For the entries that follow, report how many lines include the word "NPAIR" and add nothing.

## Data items
****************************************

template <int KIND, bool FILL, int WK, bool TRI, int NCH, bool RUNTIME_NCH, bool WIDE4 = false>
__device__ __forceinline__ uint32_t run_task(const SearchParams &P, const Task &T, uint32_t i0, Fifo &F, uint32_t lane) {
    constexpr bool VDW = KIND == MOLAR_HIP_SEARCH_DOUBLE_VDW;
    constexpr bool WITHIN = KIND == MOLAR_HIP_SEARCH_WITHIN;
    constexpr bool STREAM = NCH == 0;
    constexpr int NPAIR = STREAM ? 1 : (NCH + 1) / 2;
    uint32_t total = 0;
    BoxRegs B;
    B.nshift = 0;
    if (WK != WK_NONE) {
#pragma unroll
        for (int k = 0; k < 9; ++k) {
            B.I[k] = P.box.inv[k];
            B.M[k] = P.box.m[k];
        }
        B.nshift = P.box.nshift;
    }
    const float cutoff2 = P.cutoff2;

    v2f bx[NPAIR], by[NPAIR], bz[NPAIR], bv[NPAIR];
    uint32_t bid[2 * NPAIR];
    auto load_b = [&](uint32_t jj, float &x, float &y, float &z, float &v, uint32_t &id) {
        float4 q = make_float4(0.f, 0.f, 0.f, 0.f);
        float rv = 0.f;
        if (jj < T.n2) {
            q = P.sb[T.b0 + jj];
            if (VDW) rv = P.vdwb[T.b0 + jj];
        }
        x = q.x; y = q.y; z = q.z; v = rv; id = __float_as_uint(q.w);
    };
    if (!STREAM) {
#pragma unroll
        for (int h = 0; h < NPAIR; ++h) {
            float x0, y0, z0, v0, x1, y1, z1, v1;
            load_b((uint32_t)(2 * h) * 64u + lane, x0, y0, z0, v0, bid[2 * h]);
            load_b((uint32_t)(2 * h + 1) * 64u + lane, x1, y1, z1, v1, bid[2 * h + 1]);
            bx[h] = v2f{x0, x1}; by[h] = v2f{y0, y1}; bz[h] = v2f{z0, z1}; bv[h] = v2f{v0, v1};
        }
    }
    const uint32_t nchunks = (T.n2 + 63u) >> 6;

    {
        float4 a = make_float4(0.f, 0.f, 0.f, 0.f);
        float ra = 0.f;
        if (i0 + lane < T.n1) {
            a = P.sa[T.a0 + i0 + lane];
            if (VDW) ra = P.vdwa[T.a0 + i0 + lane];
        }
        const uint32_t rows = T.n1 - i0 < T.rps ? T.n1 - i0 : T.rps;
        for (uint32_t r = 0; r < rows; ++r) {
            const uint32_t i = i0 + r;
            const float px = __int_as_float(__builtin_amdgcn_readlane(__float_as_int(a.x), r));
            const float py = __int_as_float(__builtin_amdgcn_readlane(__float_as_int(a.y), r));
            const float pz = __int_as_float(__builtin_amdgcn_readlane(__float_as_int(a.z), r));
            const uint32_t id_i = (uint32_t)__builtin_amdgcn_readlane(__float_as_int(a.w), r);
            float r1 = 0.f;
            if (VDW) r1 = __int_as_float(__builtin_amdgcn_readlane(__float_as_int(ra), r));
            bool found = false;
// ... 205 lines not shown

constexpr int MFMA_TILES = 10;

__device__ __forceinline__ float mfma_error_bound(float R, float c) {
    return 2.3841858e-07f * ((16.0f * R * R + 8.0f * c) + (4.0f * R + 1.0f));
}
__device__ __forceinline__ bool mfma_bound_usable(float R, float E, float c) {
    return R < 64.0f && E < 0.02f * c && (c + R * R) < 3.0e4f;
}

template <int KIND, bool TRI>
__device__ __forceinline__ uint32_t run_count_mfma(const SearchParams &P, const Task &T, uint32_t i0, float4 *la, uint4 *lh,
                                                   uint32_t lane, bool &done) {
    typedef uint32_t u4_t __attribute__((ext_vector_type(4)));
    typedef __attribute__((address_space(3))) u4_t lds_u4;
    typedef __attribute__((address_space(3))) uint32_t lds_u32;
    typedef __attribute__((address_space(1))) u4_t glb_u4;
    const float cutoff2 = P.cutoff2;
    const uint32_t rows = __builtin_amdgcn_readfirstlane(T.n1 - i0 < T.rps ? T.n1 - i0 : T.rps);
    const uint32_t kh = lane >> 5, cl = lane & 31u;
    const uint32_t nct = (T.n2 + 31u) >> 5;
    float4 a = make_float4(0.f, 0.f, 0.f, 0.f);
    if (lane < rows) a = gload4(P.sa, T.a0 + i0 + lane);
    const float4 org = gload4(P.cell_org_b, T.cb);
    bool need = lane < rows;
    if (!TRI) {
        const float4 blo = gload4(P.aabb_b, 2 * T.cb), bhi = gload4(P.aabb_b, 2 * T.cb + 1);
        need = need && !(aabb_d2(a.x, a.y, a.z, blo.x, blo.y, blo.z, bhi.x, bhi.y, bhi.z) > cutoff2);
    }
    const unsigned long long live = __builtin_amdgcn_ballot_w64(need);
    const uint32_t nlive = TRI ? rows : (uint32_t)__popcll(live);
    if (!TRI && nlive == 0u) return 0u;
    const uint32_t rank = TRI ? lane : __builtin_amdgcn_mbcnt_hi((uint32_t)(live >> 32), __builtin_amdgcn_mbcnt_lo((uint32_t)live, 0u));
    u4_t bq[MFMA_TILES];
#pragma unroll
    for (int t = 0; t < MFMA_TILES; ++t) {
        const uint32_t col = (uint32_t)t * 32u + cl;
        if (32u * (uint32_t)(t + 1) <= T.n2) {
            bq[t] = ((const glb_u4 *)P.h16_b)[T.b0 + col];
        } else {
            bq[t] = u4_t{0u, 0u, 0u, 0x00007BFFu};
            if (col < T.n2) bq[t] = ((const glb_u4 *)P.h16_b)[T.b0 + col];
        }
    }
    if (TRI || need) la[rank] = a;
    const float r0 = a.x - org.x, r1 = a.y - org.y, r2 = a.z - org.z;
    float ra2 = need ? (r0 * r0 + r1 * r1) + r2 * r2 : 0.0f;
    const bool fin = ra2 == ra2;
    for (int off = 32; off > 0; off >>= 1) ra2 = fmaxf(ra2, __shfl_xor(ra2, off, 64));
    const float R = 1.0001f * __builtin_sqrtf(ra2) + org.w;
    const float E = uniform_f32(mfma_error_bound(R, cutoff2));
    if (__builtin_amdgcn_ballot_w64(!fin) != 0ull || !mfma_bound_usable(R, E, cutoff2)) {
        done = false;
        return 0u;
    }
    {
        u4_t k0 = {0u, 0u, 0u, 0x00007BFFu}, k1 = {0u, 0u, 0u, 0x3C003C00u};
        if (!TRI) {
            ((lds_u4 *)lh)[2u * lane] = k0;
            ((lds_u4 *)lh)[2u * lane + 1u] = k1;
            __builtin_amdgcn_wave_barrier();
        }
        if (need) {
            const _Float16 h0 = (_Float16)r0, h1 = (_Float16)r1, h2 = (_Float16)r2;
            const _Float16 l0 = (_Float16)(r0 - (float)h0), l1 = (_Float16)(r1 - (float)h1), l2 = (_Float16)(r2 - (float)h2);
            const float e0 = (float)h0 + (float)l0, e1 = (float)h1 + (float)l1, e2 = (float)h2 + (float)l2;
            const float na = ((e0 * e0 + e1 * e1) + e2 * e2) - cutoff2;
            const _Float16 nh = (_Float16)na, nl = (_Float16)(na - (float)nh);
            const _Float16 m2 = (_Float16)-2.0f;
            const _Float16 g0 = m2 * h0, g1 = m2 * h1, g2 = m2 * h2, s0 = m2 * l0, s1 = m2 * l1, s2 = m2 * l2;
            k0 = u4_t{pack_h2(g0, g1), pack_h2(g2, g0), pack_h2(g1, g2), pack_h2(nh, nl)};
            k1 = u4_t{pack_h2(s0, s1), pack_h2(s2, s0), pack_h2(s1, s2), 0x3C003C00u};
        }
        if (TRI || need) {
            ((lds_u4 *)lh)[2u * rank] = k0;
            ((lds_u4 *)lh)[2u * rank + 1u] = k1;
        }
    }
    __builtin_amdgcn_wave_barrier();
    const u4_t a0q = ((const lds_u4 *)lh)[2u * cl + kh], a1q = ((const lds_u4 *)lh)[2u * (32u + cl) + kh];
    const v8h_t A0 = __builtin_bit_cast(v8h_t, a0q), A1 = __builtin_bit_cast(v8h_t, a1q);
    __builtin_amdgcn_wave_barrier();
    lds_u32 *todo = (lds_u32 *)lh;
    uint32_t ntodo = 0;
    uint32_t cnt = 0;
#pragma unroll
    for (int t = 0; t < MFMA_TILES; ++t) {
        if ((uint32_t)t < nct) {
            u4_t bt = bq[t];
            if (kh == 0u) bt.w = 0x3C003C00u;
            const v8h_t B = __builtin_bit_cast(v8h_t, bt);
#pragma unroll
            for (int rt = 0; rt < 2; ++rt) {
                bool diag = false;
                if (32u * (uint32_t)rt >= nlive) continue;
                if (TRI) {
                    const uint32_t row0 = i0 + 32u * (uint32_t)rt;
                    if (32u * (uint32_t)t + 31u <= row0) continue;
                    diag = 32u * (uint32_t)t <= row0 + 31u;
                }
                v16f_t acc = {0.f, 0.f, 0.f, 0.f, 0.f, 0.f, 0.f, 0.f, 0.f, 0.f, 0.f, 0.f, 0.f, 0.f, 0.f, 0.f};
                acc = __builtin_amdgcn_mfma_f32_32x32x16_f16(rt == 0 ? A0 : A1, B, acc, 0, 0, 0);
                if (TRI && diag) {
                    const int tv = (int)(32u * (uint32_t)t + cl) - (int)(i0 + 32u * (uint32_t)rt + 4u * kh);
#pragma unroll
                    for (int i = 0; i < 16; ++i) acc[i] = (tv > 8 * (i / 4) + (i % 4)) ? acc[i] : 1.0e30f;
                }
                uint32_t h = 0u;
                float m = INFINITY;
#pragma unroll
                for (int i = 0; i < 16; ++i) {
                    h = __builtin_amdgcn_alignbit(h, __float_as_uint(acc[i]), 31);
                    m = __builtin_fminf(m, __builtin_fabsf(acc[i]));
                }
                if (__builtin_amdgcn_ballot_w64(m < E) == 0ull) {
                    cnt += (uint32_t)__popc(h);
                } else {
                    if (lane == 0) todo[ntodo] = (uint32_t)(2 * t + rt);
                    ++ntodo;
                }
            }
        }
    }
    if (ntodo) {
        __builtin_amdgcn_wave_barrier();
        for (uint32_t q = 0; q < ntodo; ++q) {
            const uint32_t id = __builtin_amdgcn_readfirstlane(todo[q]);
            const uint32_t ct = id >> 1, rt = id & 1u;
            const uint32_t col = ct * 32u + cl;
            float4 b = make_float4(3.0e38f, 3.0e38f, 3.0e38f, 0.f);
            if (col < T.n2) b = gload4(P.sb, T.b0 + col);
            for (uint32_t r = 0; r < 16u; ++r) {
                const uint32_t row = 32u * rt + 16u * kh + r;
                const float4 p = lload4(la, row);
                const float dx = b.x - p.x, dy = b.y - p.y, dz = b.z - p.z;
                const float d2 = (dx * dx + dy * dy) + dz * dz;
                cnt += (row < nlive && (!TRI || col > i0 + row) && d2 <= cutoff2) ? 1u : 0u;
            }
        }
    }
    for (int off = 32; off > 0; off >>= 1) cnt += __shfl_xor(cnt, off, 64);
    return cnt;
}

****************************************

## OUTPUT OF THE EXERCISE
4